Of course there's an obvious question if we loop way back to what started this whole thing: "but aren't you categorizing things as a Facility right now?"
Naming things is hard. Really hard. The important thing is how I think about what "Facility" represents -- a (rather complicated!) statement that can be made about an entity. Deep-rooted in the philosophy of this design is the idea that I never consider that list to be the comprehensive list of all things anyone might call a "Facility", nor must everything in that list meet all the requirements that anyone might have on a "Facility". It's really just a collection of statements I want to make about some entities. I'm very aware that this definition of "Facility" is highly opinionated and volatile, and that many other people will have a different definition. In fact, that's largely the point of the architecture. So nowhere still have I defined hard boundaries for a "Facility" category. Nobody familiar with this design should be surprised if they encounter a competing definition of "Facility" -- we can handle both! It's just the names that are hard.

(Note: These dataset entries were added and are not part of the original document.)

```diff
-    if (mstep) store(sres, rid, (lane & (mstep - 1)) == 0);
-  }
+#define ALFD_BLOCK_IDX blockIdx.x
+#define ALFD_BLOCK_CNT gridDim.x
+#include "kernels_vs_body.inc"
+#undef ALFD_BLOCK_IDX
+#undef ALFD_BLOCK_CNT
+}
+
+struct PairVs {
+  const uint8_t *stream;
+  const uint64_t *tab;
+  const int32_t *hdrb, *segx;
+  const double *dict, *x_halo;
+  double *y;
+  int32_t stride, seg_stride, n_local, xcd_remap;
+};
+
+__global__ __launch_bounds__(256) __attribute__((amdgpu_waves_per_eu(8, 8))) void spmv_pair_vs_kernel(
+    PairVs a, PairCsr c, const double *__restrict__ x, uint32_t n_first, uint32_t n_second) {
+  GridPart g;
+  if (spmv_pair_split(n_first, n_second, g)) {
+    spmv_pair_second<4>(g, c, x);
+    return;
+  }
+  constexpr int EPI = 0, NW = 4, WD = 0;
+  const uint8_t *__restrict__ stream = a.stream;
+  const uint64_t *__restrict__ tab = a.tab;
+  const int32_t *__restrict__ hdrb = a.hdrb, *__restrict__ segx = a.segx;
+  const double *__restrict__ dict = a.dict, *__restrict__ x_halo = a.x_halo;
+  double *__restrict__ y = a.y, *y2 = nullptr;
+  const double alpha = 0.0, *d = nullptr;
+  const int32_t stride = a.stride, seg_stride = a.seg_stride, n_local = a.n_local, block_base = 0;
+  const int xcd_remap = a.xcd_remap;
+#define ALFD_BLOCK_IDX g.vb
+#define ALFD_BLOCK_CNT g.nvb
+#include "kernels_vs_body.inc"
+#undef ALFD_BLOCK_IDX
+#undef ALFD_BLOCK_CNT
 }
 
 template <int L, int EPI, int TAG>
diff --git a/fictitious_domain_al_preconditioners_amd/csrc/kernels_vs_body.inc b/fictitious_domain_al_preconditioners_amd/csrc/kernels_vs_body.inc
--- /dev/null
+++ b/fictitious_domain_al_preconditioners_amd/csrc/kernels_vs_body.inc
@@ -0,0 +1,170 @@
+  extern __shared__ double xs[];
+  char *sm = (char *)xs;
+  double *ds = (double *)(sm + kVsDictOff);
+  double *xw = (double *)(sm + VsFmt<WD>::kWinOff);
+  const int lane = threadIdx.x & 63;
+  const int wave = __builtin_amdgcn_readfirstlane(threadIdx.x >> 6);
+  int64_t b = ALFD_BLOCK_IDX;
+  if (xcd_remap) {
+    const int64_t nwg = ALFD_BLOCK_CNT, q = nwg / 8, rm = nwg % 8, xcd = b % 8, idx = b / 8;
+    b = (xcd < rm ? xcd * (q + 1) : rm * (q + 1) + (xcd - rm) * q) + idx;
+  }
+  b += block_base;
+  const int32_t *hb = hdrb + 8 * b;
+  const int32_t nbatch = hb[0], W = hb[1], nseg = hb[2], nd = hb[3], doff = hb[4];
+  const uint8_t *sbase = stream + (int64_t)(((uint64_t)(uint32_t)hb[6] << 32) | (uint64_t)(uint32_t)hb[5]);
+  const int32_t *sx = segx + 2 * b * (int64_t)seg_stride;
+  const uint32_t *tb = (const uint32_t *)(tab + (int64_t)b * stride * 16);
+  const int hl = lane & 31;
+  auto hdr_at = [&](int32_t q) {
+    uint32_t h4 = 4u * (uint32_t)hl;
+    asm volatile("" : "+v"(h4));
+    return *(const uint32_t *)((const char *)(tb + 32 * (int64_t)q) + h4);
+  };
+  auto hdr_load = [&](int32_t q) {
+    return hdr_at(q < nbatch ? q : (nbatch > 0 ? nbatch - 1 : 0));
+  };
+  auto hdr = [](uint32_t hv, int k) { return (uint32_t)__builtin_amdgcn_readlane((int)hv, k); };
+  uint32_t hv1 = hdr_at(wave);
+  uint32_t hv2 = hdr_at(wave + NW);
+  uint32_t w[6];
+  {
+    constexpr int U = 4;
+    auto stage = [&](int32_t s) {
+      int32_t c0[U], o0[U], sl[U];
+      double v[U];
+#pragma unroll
+      for (int u = 0; u < U; ++u) {
+        const int32_t q = s + u;
+        c0[u] = sx[2 * q];
+        o0[u] = sx[2 * q + 1];
+        const int32_t on = sx[2 * q + 3];
+        sl[u] = q < nseg ? ((q + 1 < nseg ? on : W) - o0[u]) : 0;
+      }
+#pragma unroll
+      for (int u = 0; u < U; ++u) {
+        const int32_t c = c0[u] + (lane < sl[u] ? lane : 0);
+        v[u] = (c < n_local) ? x[c] : x_halo[c - n_local];
+      }
+#pragma unroll
+      for (int u = 0; u < U; ++u)
+        if (lane < sl[u]) xw[o0[u] + lane] = v[u];
+    };
+    for (int t = threadIdx.x; t < nd; t += 64 * NW) ds[t] = dict[doff + t];
+    if (wave < nbatch && (int32_t)hdr(hv1, 1) < 0) vs_shared_fetch(hdr(hv1, 0), sbase, lane, w);
+    stage(wave * U);
+    for (int32_t s = (wave + NW) * U; s < nseg; s += NW * U) stage(s);
+  }
+  __syncthreads();
+  const int q16 = lane >> 4;
+  const int rsel = 4 * (2 * ((((q16 & 1) << 1) | (q16 >> 1)) + 4 * ((lane >> 3) & 1) + 8 * ((lane >> 2) & 1)) + 1);
+  auto store = [&](double s, int32_t r, bool mine) {
+    if (mine && r >= 0) {
+      if (EPI == 0)
+        y[r] = s;
+      else if (EPI == 1)
+        y[r] = fma(alpha, s, y[r]);
+      else if (EPI == 2)
+        y[r] = d[r] * s;
+      else {
+        y[r] = s;
+        y2[r] = d[r] * s;
+      }
+    }
+  };
+  for (int32_t bi = wave; bi < nbatch; bi += NW) {
+    uint32_t lo[16];
+#pragma unroll
+    for (int i = 0; i < 16; ++i) lo[i] = hdr(hv1, 2 * i);
+    const bool shared = (int32_t)hdr(hv1, 1) < 0;
+    const bool sixteen = shared && (int32_t)hdr(hv1, 17) >= 0;
+    const bool eight = shared && !sixteen && (int32_t)hdr(hv1, 9) >= 0;
+    const uint32_t eb = vs_off(lo[0]);
+    const int cls = vs_cls(lo[0]);
+    const int32_t full = cls > 0 ? 64 * (cls - 1) : 0;
+    const uint8_t *fb = sbase + 16u * (size_t)eb;
+    double sres;
+    int mstep;
+    uint32_t n0, n1;
+    if (sixteen) {
+      const int32_t rem = vs_len(lo[0]) - full;
+      int32_t sh[16];
+      sh[0] = 0;
+#pragma unroll
+      for (int i = 1; i < 16; ++i) sh[i] = (int32_t)lo[i];
+      double acc[16] = {0.0, 0.0, 0.0, 0.0, 0.0, 0.0, 0.0, 0.0, 0.0, 0.0, 0.0, 0.0, 0.0, 0.0, 0.0, 0.0};
+      switch (cls) {
+        case 1: vs_shared<1, 16, WD>(rem, sh, lane, w, acc); break;
+        case 2: vs_shared<2, 16, WD>(rem, sh, lane, w, acc); break;
+        case 3: vs_shared<3, 16, WD>(rem, sh, lane, w, acc); break;
+        case 4: vs_shared<4, 16, WD>(rem, sh, lane, w, acc); break;
+        case 5: vs_shared<5, 16, WD>(rem, sh, lane, w, acc); break;
+        default: vs_shared<6, 16, WD>(rem, sh, lane, w, acc); break;
+      }
+      sres = reduce_rows16(acc, lane);
+      mstep = 4;
+    } else if (eight) {
+      const int32_t rem = vs_len(lo[0]) - full;
+      int32_t sh[8];
+      sh[0] = 0;
+#pragma unroll
+      for (int i = 1; i < 8; ++i) sh[i] = (int32_t)lo[i];
+      double acc[8] = {0.0, 0.0, 0.0, 0.0, 0.0, 0.0, 0.0, 0.0};
+      switch (cls) {
+        case 1: vs_shared<1, 8, WD>(rem, sh, lane, w, acc); break;
+        case 2: vs_shared<2, 8, WD>(rem, sh, lane, w, acc); break;
+        case 3: vs_shared<3, 8, WD>(rem, sh, lane, w, acc); break;
+        case 4: vs_shared<4, 8, WD>(rem, sh, lane, w, acc); break;
+        case 5: vs_shared<5, 8, WD>(rem, sh, lane, w, acc); break;
+        default: vs_shared<6, 8, WD>(rem, sh, lane, w, acc); break;
+      }
+      sres = reduce_rows8(acc[0], acc[1], acc[2], acc[3], acc[4], acc[5], acc[6], acc[7], lane);
+      mstep = 8;
+    } else if (shared) {
+      double acc[4] = {0.0, 0.0, 0.0, 0.0};
+      const int32_t rem = vs_len(lo[0]) - full;
+      const int32_t sh[4] = {0, (int32_t)lo[1], (int32_t)lo[2], (int32_t)lo[3]};
+      switch (cls) {
+        case 1: vs_shared<1, 4, WD>(rem, sh, lane, w, acc); break;
+        case 2: vs_shared<2, 4, WD>(rem, sh, lane, w, acc); break;
+        case 3: vs_shared<3, 4, WD>(rem, sh, lane, w, acc); break;
+        case 4: vs_shared<4, 4, WD>(rem, sh, lane, w, acc); break;
+        case 5: vs_shared<5, 4, WD>(rem, sh, lane, w, acc); break;
+        default: vs_shared<6, 4, WD>(rem, sh, lane, w, acc); break;
+      }
+      sres = reduce_rows4(acc[0], acc[1], acc[2], acc[3]);
+      mstep = 16;
+    } else {
+      double acc[4] = {0.0, 0.0, 0.0, 0.0};
+      int32_t rem[4], maxrem = 1;
+#pragma unroll
+      for (int i = 0; i < 4; ++i) {
+        rem[i] = vs_len(lo[i]) - full;
+        maxrem = rem[i] > maxrem ? rem[i] : maxrem;
+      }
+      switch (cls) {
+        case 1: vs_batch<1, WD>(rem, maxrem, lane, fb, sm, acc); break;
+        case 2: vs_batch<2, WD>(rem, maxrem, lane, fb, sm, acc); break;
+        case 3: vs_batch<3, WD>(rem, maxrem, lane, fb, sm, acc); break;
+        case 4: vs_batch<4, WD>(rem, maxrem, lane, fb, sm, acc); break;
+        case 5: vs_batch<5, WD>(rem, maxrem, lane, fb, sm, acc); break;
+        case 6: vs_batch<6, WD>(rem, maxrem, lane, fb, sm, acc); break;
+        default: break;
+      }
+      n0 = hdr(hv2, 0);
+      n1 = hdr(hv2, 1);
+      store(reduce_rows4(acc[0], acc[1], acc[2], acc[3]), (int32_t)__builtin_amdgcn_ds_bpermute(rsel, (int)hv1), (lane & 15) == 0);
+      mstep = 0;
+    }
+    int32_t rid = -1;
+    if (mstep) {
+      rid = (int32_t)((uint32_t)__builtin_amdgcn_ds_bpermute(rsel, (int)hv1) &
+                      (lane < 8 ? 0x7fffffffu : 0xffffffffu));
+      n0 = hdr(hv2, 0);
+      n1 = hdr(hv2, 1);
+    }
+    hv1 = hv2;
+    if (bi + NW < nbatch && (int32_t)n1 < 0) vs_shared_fetch(n0, sbase, lane, w);
+    hv2 = hdr_load(bi + 2 * NW);
+    if (mstep) store(sres, rid, (lane & (mstep - 1)) == 0);
+  }
diff --git a/fictitious_domain_al_preconditioners_amd/solver.py b/fictitious_domain_al_preconditioners_amd/solver.py
--- a/fictitious_domain_al_preconditioners_amd/solver.py
+++ b/fictitious_domain_al_preconditioners_amd/solver.py
@@ -26,7 +26,7 @@
     "alfd_host_row_blocks_from_points", "alfd_host_stream_plan_short", "alfd_set_prolongator", "alfd_set_controls", "alfd_get_timing_streamed", "alfd_get_setup_seconds",
     "alfd_host_numbering_from_points", "alfd_host_brick_blocks_from_points", "alfd_host_permute_csr",
     "alfd_build_smoothed_aggregation", "alfd_get_prolongator", "alfd_host_smoothed_prolongator",
-    "alfd_inner_prec_apply",
+    "alfd_inner_prec_apply", "alfd_get_pair_counts",
 ]
 
 
@@ -90,6 +90,7 @@
         "alfd_set_controls": (C.c_int, [vp, vp, vp, vp]),
         "alfd_get_timing_streamed": (C.c_int, [vp, vp]),
         "alfd_get_setup_seconds": (C.c_int, [vp, vp]),
+        "alfd_get_pair_counts": (C.c_int, [vp, vp]),
         "alfd_get_matrix_info": (C.c_int, [vp, C.c_int, C.POINTER(_abi.MatrixInfo)]),
         "alfd_bench_spmv_format": (C.c_int, [vp, C.c_int, i32, C.c_int, C.POINTER(dbl), C.POINTER(dbl)]),
         "alfd_host_window_plan": (C.c_int, [i64, vp, vp, vp, i32, i32, C.POINTER(_abi.WindowPlanInfo)]),
@@ -390,6 +391,17 @@
         names = ["spmv_A", "spmv_other", "dot", "vec"]
         return {k: dict(ms=float(ms[i]), launches=int(n[i]), bytes=float(b[i]), format_bytes=float(fb[i]))
                 for i, k in enumerate(names)}
+
+    def pair_counts(self):
+        n = np.zeros((_abi.PAIR_NFIRST, _abi.PAIR_NSECOND), np.int64)
+        self._ck(self._lib.alfd_get_pair_counts(self._h, n.ctypes.data))
+        first, second = _abi.PAIR_FIRST_NAMES, _abi.PAIR_SECOND_NAMES
+        return {"first": {k: int(n[i].sum()) for i, k in enumerate(first)},
+                "second": {"plain": int(n[:, :5].sum()), "stream": int(n[:, 5].sum())},
+                "second_plain_lanes": {4 << j: int(n[:, j].sum()) for j in range(5)},
+                "pairs": {(first[i], second[j]): int(n[i, j]) for i in range(len(first)) for j in range(len(second))
+                          if n[i, j]},
+                "total": int(n.sum())}
 
     def setup_seconds(self):
         s = np.zeros(8)
diff --git a/include/alfd/alfd.h b/include/alfd/alfd.h
--- a/include/alfd/alfd.h
+++ b/include/alfd/alfd.h
@@ -248,6 +248,22 @@
 
 int alfd_get_device_memory(alfd_ctx_t ctx, int64_t *free_bytes, int64_t *total_bytes);
 int alfd_set_tunable(alfd_ctx_t ctx, const char *name, int value);
+enum alfd_pair_first {
+  ALFD_PAIR_BATCH_MAJOR = 0,
+  ALFD_PAIR_STREAM = 1,
+  ALFD_PAIR_PLAIN = 2,
+  ALFD_PAIR_NFIRST = 3
+};
+enum alfd_pair_second {
+  ALFD_PAIR_SECOND_L4 = 0,
+  ALFD_PAIR_SECOND_L8 = 1,
+  ALFD_PAIR_SECOND_L16 = 2,
+  ALFD_PAIR_SECOND_L32 = 3,
+  ALFD_PAIR_SECOND_L64 = 4,
+  ALFD_PAIR_SECOND_STREAM = 5,
+  ALFD_PAIR_NSECOND = 6
+};
+int alfd_get_pair_counts(alfd_ctx_t ctx, int64_t *counts );
 enum alfd_timing_class {
   ALFD_T_SPMV_A = 0,
   ALFD_T_SPMV_OTHER = 1,
```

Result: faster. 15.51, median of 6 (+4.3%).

Thanks for sharing thoughts, it's been a great discussion. I'm gonna call it an end here (otherwise I could go on forever), but if you do ever end up putting up a blog post on it, please do share!
I've been around a decent while and have seen a lot of tech, and it's a trade-off that has come about in many different forms. It's static typing vs dynamic typing, it's fixed schema vs flexible schema, it's compile-time checks vs run-time checks. It's SQL vs NOSQL. Overall it gives a lot of flexibility in that any entity can take on any behavior with minimal changes; however it also comes with the flip side of it being harder to catch modeling errors. It's the same argument of "make impossible states unrepresentable" vs "constraints should be enforced in the app along with business logic". It's also Typescript vs Javascript. But there isn't a true winner in approach. Typescript beats JS in my book, but dynamically typed Clojure is also a great language. It's "is-a" [1] vs "has-a"[2] relationships and it's squarely in the "has-a" approach which I (and most people) feel is the better approach. So again, no clear winner in approach.
I do think it's going to continue to gain steam and more people will adopt it simply because ECS is popular. I also think down the line people will realize it has similar / the same short-comings as NoSQL and will re-adopt relational for its benefits.
If you are thinking of writing a blog, it never hurts, that said there was a post to HN just a week or two ago of someone discussing the approach. They were making a different point, but their underlying assumption was the same. Namely: "You can due ECS in a DB and benefit from it." Note though that they also called out the trade-off of "normal" ECS and how you lose mode enforced / constraint checking. (Their improvement was to go to DB approach, although that doesn't solve it). If you hadn't seen it, you might want to check it out [3]. And if you squint ECS (or ECA) I believe is the non-OOP version of mixins. If you haven't done any reading about that it might be of interest [4].
But thanks for sharing your thinking and yes I do agree it's a valid approach for design - just as with anything make sure you know the tradeoffs (what you gain and what it costs).